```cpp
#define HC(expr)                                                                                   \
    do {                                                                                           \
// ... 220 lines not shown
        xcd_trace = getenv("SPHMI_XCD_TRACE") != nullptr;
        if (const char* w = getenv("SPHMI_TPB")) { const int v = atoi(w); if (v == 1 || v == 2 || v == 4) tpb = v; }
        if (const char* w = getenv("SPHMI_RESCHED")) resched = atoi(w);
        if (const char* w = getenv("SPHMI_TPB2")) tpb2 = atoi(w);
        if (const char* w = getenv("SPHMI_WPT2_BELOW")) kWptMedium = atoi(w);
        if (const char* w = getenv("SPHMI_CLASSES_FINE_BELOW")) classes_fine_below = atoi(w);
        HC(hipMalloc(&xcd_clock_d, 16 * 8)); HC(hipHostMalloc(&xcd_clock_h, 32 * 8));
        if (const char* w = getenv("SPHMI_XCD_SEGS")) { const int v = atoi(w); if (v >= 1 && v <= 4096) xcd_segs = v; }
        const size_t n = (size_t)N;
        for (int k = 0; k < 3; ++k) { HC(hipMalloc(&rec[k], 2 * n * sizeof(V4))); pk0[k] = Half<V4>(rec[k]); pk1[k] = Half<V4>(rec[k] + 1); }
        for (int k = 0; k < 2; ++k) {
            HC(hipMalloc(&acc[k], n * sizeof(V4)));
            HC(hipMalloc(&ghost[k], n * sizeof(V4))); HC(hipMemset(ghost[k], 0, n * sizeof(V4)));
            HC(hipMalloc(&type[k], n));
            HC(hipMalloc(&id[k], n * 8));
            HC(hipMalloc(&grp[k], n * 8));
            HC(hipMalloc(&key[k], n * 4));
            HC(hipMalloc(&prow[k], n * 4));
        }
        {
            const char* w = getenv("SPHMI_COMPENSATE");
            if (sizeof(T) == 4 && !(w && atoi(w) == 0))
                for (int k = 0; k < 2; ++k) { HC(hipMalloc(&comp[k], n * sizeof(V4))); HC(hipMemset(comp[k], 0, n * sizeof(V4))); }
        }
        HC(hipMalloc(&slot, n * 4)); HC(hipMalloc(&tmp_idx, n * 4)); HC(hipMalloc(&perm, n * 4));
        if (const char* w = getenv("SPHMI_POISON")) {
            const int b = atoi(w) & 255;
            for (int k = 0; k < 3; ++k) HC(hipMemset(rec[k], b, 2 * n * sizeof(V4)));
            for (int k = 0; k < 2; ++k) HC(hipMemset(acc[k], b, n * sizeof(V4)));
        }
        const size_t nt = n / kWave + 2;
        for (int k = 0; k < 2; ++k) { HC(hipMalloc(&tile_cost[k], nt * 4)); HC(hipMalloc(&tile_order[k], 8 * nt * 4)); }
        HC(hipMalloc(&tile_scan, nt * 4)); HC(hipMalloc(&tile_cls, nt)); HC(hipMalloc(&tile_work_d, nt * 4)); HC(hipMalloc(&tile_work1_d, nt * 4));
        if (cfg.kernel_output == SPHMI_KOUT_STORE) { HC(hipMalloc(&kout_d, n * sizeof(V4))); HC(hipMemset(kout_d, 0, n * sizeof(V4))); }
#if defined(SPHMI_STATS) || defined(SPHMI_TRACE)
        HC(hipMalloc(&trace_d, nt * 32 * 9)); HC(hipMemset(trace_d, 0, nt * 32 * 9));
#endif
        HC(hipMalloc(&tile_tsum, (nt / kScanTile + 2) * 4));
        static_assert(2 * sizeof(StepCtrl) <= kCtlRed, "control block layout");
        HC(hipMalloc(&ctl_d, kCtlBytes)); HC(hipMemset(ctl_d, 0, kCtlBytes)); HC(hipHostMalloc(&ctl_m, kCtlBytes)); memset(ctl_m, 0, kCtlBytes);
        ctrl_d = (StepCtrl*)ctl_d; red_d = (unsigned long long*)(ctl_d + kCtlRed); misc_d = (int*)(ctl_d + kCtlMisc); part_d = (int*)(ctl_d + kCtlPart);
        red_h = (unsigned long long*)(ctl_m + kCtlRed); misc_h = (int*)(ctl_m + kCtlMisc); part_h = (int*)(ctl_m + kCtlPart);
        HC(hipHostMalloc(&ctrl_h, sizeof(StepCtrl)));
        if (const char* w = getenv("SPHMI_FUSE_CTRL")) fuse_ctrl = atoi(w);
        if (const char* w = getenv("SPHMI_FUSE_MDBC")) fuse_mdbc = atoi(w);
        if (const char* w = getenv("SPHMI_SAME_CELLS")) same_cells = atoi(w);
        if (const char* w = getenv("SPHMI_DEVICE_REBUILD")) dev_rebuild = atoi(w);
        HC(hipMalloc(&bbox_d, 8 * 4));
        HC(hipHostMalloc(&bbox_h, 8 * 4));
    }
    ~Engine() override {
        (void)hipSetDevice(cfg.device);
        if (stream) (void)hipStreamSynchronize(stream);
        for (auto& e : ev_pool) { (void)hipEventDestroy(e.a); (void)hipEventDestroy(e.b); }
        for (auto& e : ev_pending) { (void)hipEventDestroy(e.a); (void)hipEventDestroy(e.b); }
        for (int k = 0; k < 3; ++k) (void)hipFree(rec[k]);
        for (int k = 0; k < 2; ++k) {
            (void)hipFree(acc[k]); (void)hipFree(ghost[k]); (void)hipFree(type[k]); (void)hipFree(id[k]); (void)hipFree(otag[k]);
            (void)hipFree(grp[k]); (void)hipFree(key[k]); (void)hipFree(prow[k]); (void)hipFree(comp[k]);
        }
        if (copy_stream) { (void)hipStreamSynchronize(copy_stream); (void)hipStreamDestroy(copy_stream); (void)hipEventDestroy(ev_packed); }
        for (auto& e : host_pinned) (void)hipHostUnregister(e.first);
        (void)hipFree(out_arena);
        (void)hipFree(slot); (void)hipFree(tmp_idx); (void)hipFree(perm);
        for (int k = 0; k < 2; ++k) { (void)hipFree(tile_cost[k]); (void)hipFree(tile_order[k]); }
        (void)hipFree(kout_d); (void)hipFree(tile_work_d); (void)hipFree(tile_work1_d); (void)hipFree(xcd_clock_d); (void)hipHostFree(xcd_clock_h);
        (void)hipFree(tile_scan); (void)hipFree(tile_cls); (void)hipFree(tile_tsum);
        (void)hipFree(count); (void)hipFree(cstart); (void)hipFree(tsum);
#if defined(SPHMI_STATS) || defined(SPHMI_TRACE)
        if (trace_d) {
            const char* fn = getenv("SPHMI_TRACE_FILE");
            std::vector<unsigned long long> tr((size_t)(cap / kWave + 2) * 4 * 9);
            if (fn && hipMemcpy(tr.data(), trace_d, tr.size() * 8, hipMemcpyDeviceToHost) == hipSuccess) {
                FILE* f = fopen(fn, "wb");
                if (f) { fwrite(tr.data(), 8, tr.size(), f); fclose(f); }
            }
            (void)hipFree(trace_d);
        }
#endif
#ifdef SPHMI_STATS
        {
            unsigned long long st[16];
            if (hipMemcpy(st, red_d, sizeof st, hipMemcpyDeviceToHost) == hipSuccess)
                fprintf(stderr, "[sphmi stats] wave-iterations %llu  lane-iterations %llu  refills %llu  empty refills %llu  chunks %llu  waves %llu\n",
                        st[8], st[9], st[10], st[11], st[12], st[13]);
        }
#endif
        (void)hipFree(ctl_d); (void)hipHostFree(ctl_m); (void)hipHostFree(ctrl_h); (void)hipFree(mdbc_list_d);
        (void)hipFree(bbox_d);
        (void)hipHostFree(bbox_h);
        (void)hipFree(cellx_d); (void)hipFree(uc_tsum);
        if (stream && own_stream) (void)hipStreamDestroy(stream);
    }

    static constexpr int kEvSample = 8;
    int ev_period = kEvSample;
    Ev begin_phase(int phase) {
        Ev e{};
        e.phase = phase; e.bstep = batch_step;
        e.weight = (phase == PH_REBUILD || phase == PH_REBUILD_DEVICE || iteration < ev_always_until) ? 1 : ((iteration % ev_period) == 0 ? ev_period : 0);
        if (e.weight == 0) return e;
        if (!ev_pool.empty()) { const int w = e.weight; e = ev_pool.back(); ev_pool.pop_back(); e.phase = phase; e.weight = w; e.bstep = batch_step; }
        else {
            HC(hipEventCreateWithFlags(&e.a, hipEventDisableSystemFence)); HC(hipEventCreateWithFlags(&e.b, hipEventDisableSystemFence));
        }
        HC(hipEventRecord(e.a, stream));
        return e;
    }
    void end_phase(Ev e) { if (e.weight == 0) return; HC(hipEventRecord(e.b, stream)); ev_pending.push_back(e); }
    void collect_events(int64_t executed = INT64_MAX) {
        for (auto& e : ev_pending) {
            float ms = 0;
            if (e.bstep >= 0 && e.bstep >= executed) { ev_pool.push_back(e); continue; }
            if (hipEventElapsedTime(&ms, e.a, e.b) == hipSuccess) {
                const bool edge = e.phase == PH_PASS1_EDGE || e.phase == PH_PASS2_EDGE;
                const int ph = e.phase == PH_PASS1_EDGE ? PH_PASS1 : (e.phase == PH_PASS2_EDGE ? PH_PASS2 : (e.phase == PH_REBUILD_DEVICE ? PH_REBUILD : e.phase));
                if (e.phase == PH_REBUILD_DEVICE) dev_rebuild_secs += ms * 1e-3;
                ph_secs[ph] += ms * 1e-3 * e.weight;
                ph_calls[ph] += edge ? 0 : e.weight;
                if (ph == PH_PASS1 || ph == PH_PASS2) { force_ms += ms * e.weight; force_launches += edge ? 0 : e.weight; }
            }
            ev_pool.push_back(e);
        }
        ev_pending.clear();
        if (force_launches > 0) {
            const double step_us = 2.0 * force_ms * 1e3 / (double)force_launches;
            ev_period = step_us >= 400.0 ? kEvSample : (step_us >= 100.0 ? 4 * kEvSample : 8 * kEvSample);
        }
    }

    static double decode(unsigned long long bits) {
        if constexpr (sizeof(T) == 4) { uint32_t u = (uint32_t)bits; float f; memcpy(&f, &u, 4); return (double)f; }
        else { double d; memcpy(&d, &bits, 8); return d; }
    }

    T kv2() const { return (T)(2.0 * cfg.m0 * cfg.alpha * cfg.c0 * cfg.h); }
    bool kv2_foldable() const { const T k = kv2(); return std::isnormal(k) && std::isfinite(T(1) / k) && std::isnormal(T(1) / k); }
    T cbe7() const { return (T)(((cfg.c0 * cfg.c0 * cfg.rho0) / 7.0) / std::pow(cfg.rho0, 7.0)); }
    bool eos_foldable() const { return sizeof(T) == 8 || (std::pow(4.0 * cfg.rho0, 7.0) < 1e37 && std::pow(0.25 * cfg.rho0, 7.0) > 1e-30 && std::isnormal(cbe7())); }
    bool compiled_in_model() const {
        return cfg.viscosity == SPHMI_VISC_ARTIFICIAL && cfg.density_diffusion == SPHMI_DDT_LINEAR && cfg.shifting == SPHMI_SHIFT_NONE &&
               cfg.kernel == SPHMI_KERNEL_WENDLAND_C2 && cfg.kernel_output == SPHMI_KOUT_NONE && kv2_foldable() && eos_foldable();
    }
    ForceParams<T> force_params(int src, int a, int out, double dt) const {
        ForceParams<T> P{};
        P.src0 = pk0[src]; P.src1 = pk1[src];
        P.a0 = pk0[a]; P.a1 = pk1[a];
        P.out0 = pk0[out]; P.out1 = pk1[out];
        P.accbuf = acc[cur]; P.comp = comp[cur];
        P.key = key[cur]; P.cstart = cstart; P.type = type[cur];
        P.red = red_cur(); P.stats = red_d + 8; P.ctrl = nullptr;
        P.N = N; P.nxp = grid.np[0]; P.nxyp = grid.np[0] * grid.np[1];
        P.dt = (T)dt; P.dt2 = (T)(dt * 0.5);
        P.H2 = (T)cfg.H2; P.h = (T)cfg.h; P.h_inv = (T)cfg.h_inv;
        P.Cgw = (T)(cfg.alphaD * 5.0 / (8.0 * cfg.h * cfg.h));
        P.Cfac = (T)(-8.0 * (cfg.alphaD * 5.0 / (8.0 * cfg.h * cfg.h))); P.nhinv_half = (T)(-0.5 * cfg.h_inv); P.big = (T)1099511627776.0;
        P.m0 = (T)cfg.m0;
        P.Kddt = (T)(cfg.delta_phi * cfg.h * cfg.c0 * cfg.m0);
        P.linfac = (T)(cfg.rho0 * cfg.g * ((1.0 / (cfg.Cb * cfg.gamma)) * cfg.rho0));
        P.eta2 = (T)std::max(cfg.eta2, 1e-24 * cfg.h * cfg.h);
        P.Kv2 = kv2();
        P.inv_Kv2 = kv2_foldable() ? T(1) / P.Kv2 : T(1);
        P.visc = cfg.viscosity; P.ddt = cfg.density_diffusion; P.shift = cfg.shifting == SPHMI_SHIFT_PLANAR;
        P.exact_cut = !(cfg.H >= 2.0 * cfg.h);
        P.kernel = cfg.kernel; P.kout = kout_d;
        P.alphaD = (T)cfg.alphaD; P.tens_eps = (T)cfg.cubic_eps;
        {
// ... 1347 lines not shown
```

REQUIRED ACTION - Bring together every line in the entries that holds the string "hipSuccess".

YOUR SOLUTION -
            if (fn && hipMemcpy(tr.data(), trace_d, tr.size() * 8, hipMemcpyDeviceToHost) == hipSuccess) {
            if (hipMemcpy(st, red_d, sizeof st, hipMemcpyDeviceToHost) == hipSuccess)
            if (hipEventElapsedTime(&ms, e.a, e.b) == hipSuccess) {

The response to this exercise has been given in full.